[Opening DATA RECORDS section]
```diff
+  (want_lo ? launch_conv_tc<BN, 3, ROWS>(ma_hi, ma_lo, mb_hi, mb_lo, mt_hi, mt_lo, p, workers, st)                             \
+           : launch_conv_tc<BN, 1, ROWS>(ma_hi, ma_lo, mb_hi, mb_lo, mt_hi, mt_lo, p, workers, st))
+  if (rows) return block_n == 128 ? CONV_TC(128, true) : CONV_TC(64, true);
+  return block_n == 128 ? CONV_TC(128, false) : CONV_TC(64, false);
 #undef CONV_TC
 }
 
diff --git a/pytorch-dense-correspondence_b200/csrc/conv_tc.cuh b/pytorch-dense-correspondence_b200/csrc/conv_tc.cuh
--- a/pytorch-dense-correspondence_b200/csrc/conv_tc.cuh
+++ b/pytorch-dense-correspondence_b200/csrc/conv_tc.cuh
@@ -18,6 +18,9 @@
 
 bool tc_conv_supported(int Cin, int Cout, int k, int stride, int pad, int dil, int H, int W);
 size_t tc_weight_ws_bytes();
+bool tc_row_boxes(int k, int stride, int dil, int dgrad);
+struct TcLoadBytes { int a, a_kblocks, b; };
+TcLoadBytes tc_load_bytes(int k, int stride, int dil, int dgrad, int width, int precision);
 size_t tc_max_weight_elems();
 size_t tc_workspace_bytes(size_t max_act_elems);
 int tc_split(const float* x, __nv_bfloat16* hi, __nv_bfloat16* lo, int64_t n, int precision, cudaStream_t st);
diff --git a/pytorch-dense-correspondence_b200/csrc/engine.cu b/pytorch-dense-correspondence_b200/csrc/engine.cu
--- a/pytorch-dense-correspondence_b200/csrc/engine.cu
+++ b/pytorch-dense-correspondence_b200/csrc/engine.cu
@@ -1009,6 +1009,17 @@
   return fused_head_bytes(C) + tc_workspace_bytes(act) + 1024;
 }
 
+extern "C" int ddn_conv_tc_load_bytes(int k, int stride, int dil, int dgrad, int width, int precision, int64_t* out) {
+  DDN_CHECK_ARG(out != nullptr, "null output");
+  DDN_CHECK_ARG((k == 1 || k == 3) && (stride == 1 || stride == 2) && dil >= 1 && (dgrad == 0 || dgrad == 1) &&
+                (width == 32 || width == 64 || width == 128) && !(dgrad && stride != 1),
+                "bad conv k=%d stride=%d dil=%d dgrad=%d width=%d", k, stride, dil, dgrad, width);
+  DDN_CHECK_ARG(precision == DDN_PRECISION_BF16X3 || precision == DDN_PRECISION_BF16, "tensor-core precision only, got %d", precision);
+  const TcLoadBytes b = tc_load_bytes(k, stride, dil, dgrad, width, precision);
+  out[0] = b.a; out[1] = b.a_kblocks; out[2] = b.b;
+  return 0;
+}
+
 static int check_fused(int N, int H, int W, int Cin, int Cout, int k, int stride, int pad, int dil, int G, int precision,
                        size_t ws_bytes, bool allow_stem) {
   DDN_CHECK_ARG(precision >= DDN_PRECISION_FP32_SIMT && precision <= DDN_PRECISION_BF16, "unknown precision %d", precision);
```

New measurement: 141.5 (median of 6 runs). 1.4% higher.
[Closing DATA RECORDS section]
An answer is complete only when it holds every line above containing the string "Cout".

 bool tc_conv_supported(int Cin, int Cout, int k, int stride, int pad, int dil, int H, int W);
 static int check_fused(int N, int H, int W, int Cin, int Cout, int k, int stride, int pad, int dil, int G, int precision,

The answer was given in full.